Inleiding
Het doel van de long is om zuurstof aan het bloed te leveren. Het ademhalingssysteem verdeelt zich in luchtwegen en longparenchym. De luchtwegen bestaan uit de bronchiën, die zich splitst van de luchtpijp en zich splitst in bronchiolen en vervolgens verder in longblaasjes. Het parenchym is verantwoordelijk voor gasuitwisseling en omvat de longblaasjes, alveolaire kanalen en bronchiolen. De longen hebben een sponsachtige textuur en hebben een roze-grijze tint. Ze worden ook anatomisch beschreven als een top, drie randen en drie oppervlakken. Verder verdelen ze zich in lobben en segmenten. Het longparenchym is ook bedekt door een pleura.
Anatomie
Anatomisch gezien heeft de long een apex, drie randen en drie oppervlakken. De top ligt boven de eerste rib.
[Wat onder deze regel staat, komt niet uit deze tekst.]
# Alisah-Ozcan/HEonGPU

Measured on AMD Instinct MI355X. Metric: homomorphic mults/sec (CKKS N=2^16, L=16) + NTT GB/s vs HBM roofline, higher is better.
Workload: dtype u64

## Files before the change

### heongpu_amd/csrc/context.cpp

```cpp
#include "context.hpp"
#include <cerrno>
#include <climits>
#include <cstdlib>
#include "host_params.hpp"
#include <algorithm>
#include <cmath>
#include <cstdlib>
#include <cstring>
#include <stdexcept>

namespace hegpu {

using host::inv_mod_prime;
using host::mul_mod;

typedef std::vector<u64> vec;

static void append(vec& dst, const vec& src) { dst.insert(dst.end(), src.begin(), src.end()); }

void Context::build_host()
{
    n = ((u64) 1) << n_power;
    Qp_size = Q_size + P_size;
    const int Q = Q_size, P = P_size, Qp = Qp_size;
// ... 393 lines not shown
            host["plain_ntt_tables"] = host::power_table_bitrev(ppsi, t, n_power);
            host["plain_intt_tables"] = host::power_table_bitrev(inv_mod_prime(ppsi, t), t, n_power);
            host["n_plain_inverse"] = vec{inv_mod_prime(n % t, t)};
            vec loc;
            const u64 m = 2 * n;
            u64 pos = 1;
            auto brev = [&](u64 v) {
                u64 r = 0;
                for (int b = 0; b < n_power; b++) r |= ((v >> b) & 1) << (n_power - 1 - b);
                return r;
            };
            for (u64 i = 0; i < n / 2; i++) {
                loc.push_back(brev((pos - 1) >> 1));
                pos = (pos * 3) & (m - 1);
            }
            for (u64 i = n / 2; i < n; i++) {
                loc.push_back(brev((m - pos - 1) >> 1));
                pos = (pos * 3) & (m - 1);
            }
            host["encoding_location"] = loc;
        }

        {
            u64 Q_mod_t = 1;
            for (int i = 0; i < Q; i++) Q_mod_t = mul_mod(Q_mod_t, primes[i] % t, t);
            hv.Q_mod_t = Q_mod_t;
            hv.upper_threshold = (t + 1) >> 1;
            host["Q_mod_t"] = vec{hv.Q_mod_t};
            host["upper_threshold"] = vec{hv.upper_threshold};
            vec inc;
            for (int i = 0; i < Q; i++) inc.push_back(primes[i] - t);
            host["upper_halfincrement"] = inc;
            std::vector<u64> big{1};
            for (int i = 0; i < Q; i++) {
                unsigned __int128 carry = 0;
                for (u64& w : big) {
                    unsigned __int128 v = (unsigned __int128) w * primes[i] + carry;
                    w = (u64) v;
                    carry = v >> 64;
                }
                if (carry) big.push_back((u64) carry);
            }
            {
                unsigned __int128 rem = 0;
                for (size_t k = big.size(); k-- > 0;) {
                    unsigned __int128 cur = (rem << 64) | big[k];
                    big[k] = (u64) (cur / t);
                    rem = cur % t;
                }
            }
            vec cdiv;
            for (int i = 0; i < Q; i++) {
                unsigned __int128 rem = 0;
                for (size_t k = big.size(); k-- > 0;) rem = ((rem << 64) | big[k]) % primes[i];
                cdiv.push_back((u64) rem);
            }
            host["coeff_div_plain_modulus"] = cdiv;
            vec Qi_t, Qi_gamma, Qi_inverse;
            for (int i = 0; i < Q; i++) {
                u64 a = 1, b = 1, c = 1;
                for (int j = 0; j < Q; j++)
                    if (j != i) {
                        a = mul_mod(a, primes[j] % t, t);
                        b = mul_mod(b, primes[j] % gamma, gamma);
                        c = mul_mod(c, inv_mod_prime(primes[j] % primes[i], primes[i]), primes[i]);
                    }
                Qi_t.push_back(a);
                Qi_gamma.push_back(b);
                Qi_inverse.push_back(c);
            }
            host["Qi_t"] = Qi_t;
            host["Qi_gamma"] = Qi_gamma;
            host["Qi_inverse"] = Qi_inverse;
            u64 mt_ = 1, mg_ = 1;
            for (int i = 0; i < Q; i++) {
                mt_ = mul_mod(mt_, inv_mod_prime(primes[i] % t, t), t);
                mg_ = mul_mod(mg_, inv_mod_prime(primes[i] % gamma, gamma), gamma);
            }
            hv.mulq_inv_t = t - mt_;
            hv.mulq_inv_gamma = gamma - mg_;
            hv.inv_gamma = inv_mod_prime(gamma % t, t);
            host["mulq_inv_t"] = vec{hv.mulq_inv_t};
            host["mulq_inv_gamma"] = vec{hv.mulq_inv_gamma};
            host["inv_gamma"] = vec{hv.inv_gamma};
        }
    }
}

template <typename T>
static hipError_t to_device(const std::vector<T>& h, T** d)
{
    *d = nullptr;
    if (h.empty()) return hipSuccess;
    hipError_t e = hipMalloc((void**) d, h.size() * sizeof(T));
    if (e != hipSuccess) return e;
    return hipMemcpy(*d, h.data(), h.size() * sizeof(T), hipMemcpyHostToDevice);
}
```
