+MSW_REFINE_HD inline int refine_rgroup(int l) { return (l >> 5) * 2 + (int)((0xF00F0FF0u >> (l & 31)) & 1u); }
+MSW_REFINE_HD inline uint32_t refine_ent(const RefineParams &p, uint32_t e) { return e == kRefPad ? p.pad_e : e; }
+MSW_REFINE_HD inline int refine_hget(const uint32_t *row, int i) { return (int)((row[i >> 2] >> (8 * (i & 3))) & 255u); }
+MSW_REFINE_HD inline void refine_hadd(uint32_t *row, int i, bool atomic) {
+#if defined(__HIP_DEVICE_COMPILE__)
+  if (atomic) {
+    atomicAdd(&row[i >> 2], 1u << (8 * (i & 3)));
+    return;
+  }
+#endif
+  (void)atomic;
+  row[i >> 2] += 1u << (8 * (i & 3));
+}
+MSW_REFINE_HD inline void refine_hsub(uint32_t *row, int i) { row[i >> 2] -= 1u << (8 * (i & 3)); }
+MSW_REFINE_HD inline int refine_og_off(int og) { return og < 12 ? og * 16 : 192 + (og - 12) * 32; }
+MSW_REFINE_HD inline int refine_og_banks(int og) { return og < 12 ? 16 : 32; }
+
+inline void refine_model_row(const uint32_t *g, const uint32_t *e, int out[4]) {
+  auto cyc = [&](const uint32_t *v, int ngroups, int kind, uint32_t nb, bool combine) {
+    int total = 0;
+    for (int gr = 0; gr < ngroups; ++gr) {
+      int mx = 0;
+      for (uint32_t b = 0; b < nb; ++b) {
+        uint32_t seen[64];
+        int ns = 0;
+        for (int l = 0; l < 64; ++l) {
+          const int mine = kind == 0 ? l >> 4 : (kind == 1 ? refine_rgroup(l) : l >> 5);
+          if (mine != gr || v[l] % nb != b) continue;
+          bool dup = false;
+          if (combine)
+            for (int q = 0; q < ns; ++q) dup |= seen[q] == v[l];
+          if (!dup) seen[ns++] = v[l];
+        }
+        mx = mx > ns ? mx : ns;
+      }
+      total += mx;
+    }
+    return total;
+  };
+  out[0] = cyc(g, 4, 0, 16, false);
+  out[1] = cyc(g, 4, 1, 16, true);
+  out[2] = cyc(e, 4, 1, 16, true);
+  out[3] = cyc(g, 2, 2, 32, true);
+}
+inline long refine_model_cost(const RefineWin &w, const RefineParams &p, int nrows) {
+  long total = 0;
+  for (int r = 0; r < nrows; ++r) {
+    uint32_t e[64];
+    int c[4];
+    for (int l = 0; l < 64; ++l) e[l] = refine_ent(p, w.e[r * kRefStride + l]);
+    refine_model_row(&w.g[r * kRefStride], e, c);
+    total += MSW_W_AT * c[0] + MSW_W_EW * c[1] + (p.use_xt ? MSW_W_XT * c[2] : 0) + MSW_W_E * c[3];
+  }
+  return total;
+}
+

De drie randen omvatten de voorste, achterste en inferieure randen. De voorste rand van de long komt overeen met de pleurale reflectie en creëert een cardiale inkeping in de linkerlong. De cardiale inkeping is een holte in de long die zich vormt om het hart te huisvesten. De onderste rand is dun en scheidt de basis van de long van het ribbenoppervlak. De achterste rand is dik en strekt zich uit van de C7 tot de T10-wervel, die ook van de top van de long tot de onderste rand is.
De drie oppervlakken van de long omvatten de ribben, mediale en diafragmatische oppervlakken. Het ribbenoppervlak wordt bedekt door de ribbenpleura en bevindt zich langs het borstbeen en de ribben. Het sluit ook aan bij het mediale oppervlak aan de voorste en achterste randen en diafragmatische oppervlakken aan de inferieure rand. Het mediale oppervlak is anterieur en posterieur verdeeld. Aan de voorkant is het gerelateerd aan het borstbeen en aan de achterkant is het gerelateerd aan de wervel. Het diafragmatische oppervlak (basis) is concaaf en rust op de koepel van het diafragma; de rechterkoepel is ook hoger dan de linkerkoepel vanwege de lever.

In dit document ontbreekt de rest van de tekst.